constexpr uint32_t MAX_VERIFY_CHUNKS = 16, CHUNK_QUEUE = 128;
struct ChunkTable {
    uint32_t n;
    uint32_t t_lo[MAX_VERIFY_CHUNKS + 1];
    uint32_t row_lo[MAX_VERIFY_CHUNKS + 1];
    uint32_t data_bytes;
};
template <int ROWB>
__global__ __launch_bounds__(VERIFY_THREADS, 4) void verify_chunks_kernel(
    const uint64_t *__restrict__ cand, const unsigned long long *__restrict__ n_cand_p, unsigned long long cap, const VerifyArgs va, const ChunkTable ct,
    const uint32_t *__restrict__ vrows_t, const VerifyMeta *__restrict__ vmeta_t, const RowHist rows, float *__restrict__ sims, uint32_t *__restrict__ slots,
    uint32_t *__restrict__ row_hits, const TailWork tw) {
    extern __shared__ __attribute__((aligned(16))) v4i verify_lds[];
    __shared__ uint32_t wave_sum[16], wave_max[16];
    constexpr uint32_t ROWDW = ROWB / 4;
    VerifyMeta *meta = reinterpret_cast<VerifyMeta *>(verify_lds);
    const int lane = threadIdx.x & 63, wv = threadIdx.x >> 6;
    uint64_t *q_base = reinterpret_cast<uint64_t *>(verify_lds + ct.data_bytes / 16);
    uint64_t *q_key = q_base + (size_t)wv * CHUNK_QUEUE;
    uint32_t *q_pos = reinterpret_cast<uint32_t *>(q_base + (size_t)(VERIFY_THREADS / 64) * CHUNK_QUEUE) + (size_t)wv * CHUNK_QUEUE;
    const unsigned long long n = min(*n_cand_p, cap);
    const unsigned long long n_waves = (unsigned long long)gridDim.x * (VERIFY_THREADS / 64);
    const unsigned long long per_wave = ((n + n_waves - 1) / n_waves + 63) / 64 * 64;
    const unsigned long long wb = min(n, ((unsigned long long)blockIdx.x * (VERIFY_THREADS / 64) + wv) * per_wave), we = min(n, wb + per_wave);
    auto step = [&](uint32_t m, const VerifyMeta *meta_c, const uint32_t *rows_c) {
        const bool valid = (uint32_t)lane < m;
        const uint64_t key = valid ? q_key[lane] : 0;
        const uint32_t pos = valid ? q_pos[lane] : 0;
        float sim = 0.f;
        bool emit = false;
        if (valid) {
            if (ROWB == 12) emit = verify_candidate_narrow(key, va, rows_c, meta_c, &sim);
            else emit = verify_candidate_meta<true>(key, va, reinterpret_cast<const v4i *>(rows_c), meta_c, &sim);
        }
        const uint32_t r = emit ? row_of_key(key, rows) : 0xffffffffu;
        uint32_t slot = 0xffffffffu;
        uint64_t todo = __builtin_amdgcn_ballot_w64(emit);
        while (todo) {
            const uint32_t r0 = (uint32_t)__builtin_amdgcn_readlane((int)r, (int)__builtin_ctzll(todo));
            const uint64_t peers = __builtin_amdgcn_ballot_w64(r == r0);
            uint32_t start = 0;
            if (lane == (int)__builtin_ctzll(peers)) start = atomicAdd(row_hits + r0, (uint32_t)__builtin_popcountll(peers));
            start = (uint32_t)__builtin_amdgcn_readlane((int)start, (int)__builtin_ctzll(peers));
            if (r == r0) slot = start + __builtin_amdgcn_mbcnt_hi((uint32_t)(peers >> 32), __builtin_amdgcn_mbcnt_lo((uint32_t)peers, 0u));
            todo &= ~peers;
        }
        if (valid && pos < n) {
            sims[pos] = sim;
            slots[pos] = slot;
        }
    };
    for (uint32_t k = 0; k < ct.n; k++) {
        const uint32_t t_lo = ct.t_lo[k], t_hi = ct.t_lo[k + 1], row_lo = ct.row_lo[k], n_rows_c = ct.row_lo[k + 1] - row_lo;
        uint32_t *rows_lds = reinterpret_cast<uint32_t *>(verify_lds + 2 * (t_hi - t_lo));
        __syncthreads();
        for (uint32_t i = threadIdx.x; i < 2 * (t_hi - t_lo); i += VERIFY_THREADS) verify_lds[i] = reinterpret_cast<const v4i *>(vmeta_t + t_lo)[i];
        for (uint32_t i = threadIdx.x; i < n_rows_c * ROWDW; i += VERIFY_THREADS) rows_lds[i] = vrows_t[(size_t)row_lo * ROWDW + i];
        __syncthreads();
        const VerifyMeta *meta_c = meta - t_lo;
        const uint32_t *rows_c = rows_lds - (size_t)row_lo * ROWDW;
        uint32_t count = 0;
        for (unsigned long long i0 = wb; i0 < we; i0 += 4 * 64) {
            uint64_t key4[4];
#pragma unroll
            for (int q = 0; q < 4; q++) {
                const unsigned long long i = i0 + 64 * q + lane;
                key4[q] = i < we ? cand[i] : ~0ull;
            }
#pragma unroll
            for (int q = 0; q < 4; q++) {
                const unsigned long long i = i0 + 64 * q + lane;
                const bool valid = i < we;
                const uint64_t key = key4[q];
                const uint32_t t = va.fmt.t(key);
                const bool in = valid && ((t >= t_lo && t < t_hi) || (k + 1 == ct.n && t >= t_hi));
                const uint64_t mask = __builtin_amdgcn_ballot_w64(in);
                if (mask) {
                    if (in) {
                        const uint32_t p = count + __builtin_amdgcn_mbcnt_hi((uint32_t)(mask >> 32), __builtin_amdgcn_mbcnt_lo((uint32_t)mask, 0u));
                        q_key[p] = key;
                        q_pos[p] = (uint32_t)i;
                    }
                    count += (uint32_t)__builtin_popcountll(mask);
                    __builtin_amdgcn_fence(__ATOMIC_ACQ_REL, "wavefront");
                    if (count >= 64) {
                        step(64, meta_c, rows_c);
                        const uint32_t rest = count - 64;
                        const uint64_t kk = (uint32_t)lane < rest ? q_key[64 + lane] : 0;
                        const uint32_t pp = (uint32_t)lane < rest ? q_pos[64 + lane] : 0;
                        __builtin_amdgcn_fence(__ATOMIC_ACQ_REL, "wavefront");
                        if ((uint32_t)lane < rest) {
                            q_key[lane] = kk;
                            q_pos[lane] = pp;
                        }
                        count = rest;
                        __builtin_amdgcn_fence(__ATOMIC_ACQ_REL, "wavefront");
                    }
                }
            }
        }
        if (count) step(count, meta_c, rows_c);
        __builtin_amdgcn_fence(__ATOMIC_ACQ_REL, "wavefront");
    }
    if (last_workgroup(tw.done)) row_prefix_block(row_hits, tw.n_rows, tw.hbase, nullptr, tw.total_out, tw.max_out, wave_sum, wave_max);
}

__global__ __launch_bounds__(256) void hit_scatter_kernel(const uint64_t *__restrict__ cand, const unsigned long long *__restrict__ n_cand_p, unsigned long long cap,
                                                          const RowHist rows, const uint32_t *__restrict__ hbase, const float *__restrict__ sims,
                                                          const uint32_t *__restrict__ slots, uint64_t *__restrict__ hkeys, float *__restrict__ hsims,
                                                          unsigned long long hit_cap) {
    const unsigned long long n = min(*n_cand_p, cap);
    const unsigned long long stride = (unsigned long long)gridDim.x * blockDim.x;
    for (unsigned long long i = (unsigned long long)blockIdx.x * blockDim.x + threadIdx.x; i < n; i += stride) {
        const uint32_t slot = slots[i];
        if (slot == 0xffffffffu) continue;
        const uint64_t key = cand[i];
        const unsigned long long pos = (unsigned long long)hbase[row_of_key(key, rows)] + slot;
        if (pos < hit_cap) {
            hkeys[pos] = key;
            hsims[pos] = sims[i];
        }
    }
}
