diff --git a/vpd_amd/csrc/plan.hip b/vpd_amd/csrc/plan.hip
--- a/vpd_amd/csrc/plan.hip
+++ b/vpd_amd/csrc/plan.hip
@@ -241,6 +241,7 @@
             b->rows_off = bp.take((size_t)VPD_FUSED_ROWS * 2 * b->C * sizeof(double));
             b->sync_off = bp.take(VPD_GRID_SYNC_BYTES);
         }
+        p->head_ticket_off = bp.take(256);
         p->fused_off = start; p->fused_bytes = bp.cur - start;
         p->syncerr_off = bp.take(256);
     }
@@ -1127,6 +1128,44 @@
     return 0;
 }
 
+extern "C" int vpd_op_head_forward(const void* act_padded, int n, int H, int W, int C, int pad, const float* w, const float* bias,
+                                   const float* target, float* pooled, float* emb, float* de, float* loss_step, double* loss_accum,
+                                   unsigned* ticket, int D, const float* const* mlp_wb, float* h1, float* h2, float* pred,
+                                   void* stream) {
+    if (!act_padded || !w || !target || !pooled || !emb || !de || !ticket) return fail("vpd_op_head_forward: null argument");
+    if (n < 1 || H < 1 || W < 1 || D < 1 || pad < 0) return fail("vpd_op_head_forward: bad shape");
+    const int motion = mlp_wb != nullptr;
+    if (motion != (h1 != nullptr) || motion != (h2 != nullptr) || motion != (pred != nullptr))
+        return fail("vpd_op_head_forward: mlp_wb, h1, h2 and pred come together");
+    if (motion)
+        for (int i = 0; i < 6; ++i)
+            if (!mlp_wb[i]) return fail("vpd_op_head_forward: null argument");
+    if (!vpd_head_fwd_ok(C, D, motion))
+        return fail("vpd_op_head_forward: C must be a multiple of 64, at most 896 (the motion head: D a multiple of 64, C + D at most 704): a 16-crop row tile in LDS");
+    size_t al = reinterpret_cast<size_t>(emb) | reinterpret_cast<size_t>(target) | reinterpret_cast<size_t>(w);
+    if (motion) al |= reinterpret_cast<size_t>(pred) | reinterpret_cast<size_t>(mlp_wb[0]) | reinterpret_cast<size_t>(mlp_wb[2]) | reinterpret_cast<size_t>(mlp_wb[4]);
+    if (al & 15) return fail("vpd_op_head_forward: weights, target, emb and pred must be 16-byte aligned");
+    const bf16_t* act = (const bf16_t*)act_padded;
+    if (motion) {
+        const float* w4[4] = {w, mlp_wb[0], mlp_wb[2], mlp_wb[4]};
+        const float* b4[4] = {bias, mlp_wb[1], mlp_wb[3], mlp_wb[5]};
+        LCHECK(vpd_launch_head_fwd_mlp(act, H + 2 * pad, W + 2 * pad, pad, H, W, C, n, w4, b4, target, pooled, emb, nullptr, h1, h2, pred,
+                                       de, loss_step, loss_accum, ticket, D, (hipStream_t)stream));
+        return 0;
+    }
+    LCHECK(vpd_launch_head_fwd(act, H + 2 * pad, W + 2 * pad, pad, H, W, C, n, w, bias, target, pooled, emb, de, loss_step, loss_accum,
+                               ticket, D, (hipStream_t)stream));
+    return 0;
+}
+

▬▬▬▬▬▬▬▬▬▬

## About this exercise
From the records above, quote only the lines running from the line with "sims[pos] = sim;" to the line with "const uint32_t rest", both lines included.

## Task output
            sims[pos] = sim;
            slots[pos] = slot;
        }
    };
    for (uint32_t k = 0; k < ct.n; k++) {
        const uint32_t t_lo = ct.t_lo[k], t_hi = ct.t_lo[k + 1], row_lo = ct.row_lo[k], n_rows_c = ct.row_lo[k + 1] - row_lo;
        uint32_t *rows_lds = reinterpret_cast<uint32_t *>(verify_lds + 2 * (t_hi - t_lo));
        __syncthreads();
        for (uint32_t i = threadIdx.x; i < 2 * (t_hi - t_lo); i += VERIFY_THREADS) verify_lds[i] = reinterpret_cast<const v4i *>(vmeta_t + t_lo)[i];
        for (uint32_t i = threadIdx.x; i < n_rows_c * ROWDW; i += VERIFY_THREADS) rows_lds[i] = vrows_t[(size_t)row_lo * ROWDW + i];
        __syncthreads();
        const VerifyMeta *meta_c = meta - t_lo;
        const uint32_t *rows_c = rows_lds - (size_t)row_lo * ROWDW;
        uint32_t count = 0;
        for (unsigned long long i0 = wb; i0 < we; i0 += 4 * 64) {
            uint64_t key4[4];
#pragma unroll
            for (int q = 0; q < 4; q++) {
                const unsigned long long i = i0 + 64 * q + lane;
                key4[q] = i < we ? cand[i] : ~0ull;
            }
#pragma unroll
            for (int q = 0; q < 4; q++) {
                const unsigned long long i = i0 + 64 * q + lane;
                const bool valid = i < we;
                const uint64_t key = key4[q];
                const uint32_t t = va.fmt.t(key);
                const bool in = valid && ((t >= t_lo && t < t_hi) || (k + 1 == ct.n && t >= t_hi));
                const uint64_t mask = __builtin_amdgcn_ballot_w64(in);
                if (mask) {
                    if (in) {
                        const uint32_t p = count + __builtin_amdgcn_mbcnt_hi((uint32_t)(mask >> 32), __builtin_amdgcn_mbcnt_lo((uint32_t)mask, 0u));
                        q_key[p] = key;
                        q_pos[p] = (uint32_t)i;
                    }
                    count += (uint32_t)__builtin_popcountll(mask);
                    __builtin_amdgcn_fence(__ATOMIC_ACQ_REL, "wavefront");
                    if (count >= 64) {
                        step(64, meta_c, rows_c);
                        const uint32_t rest = count - 64;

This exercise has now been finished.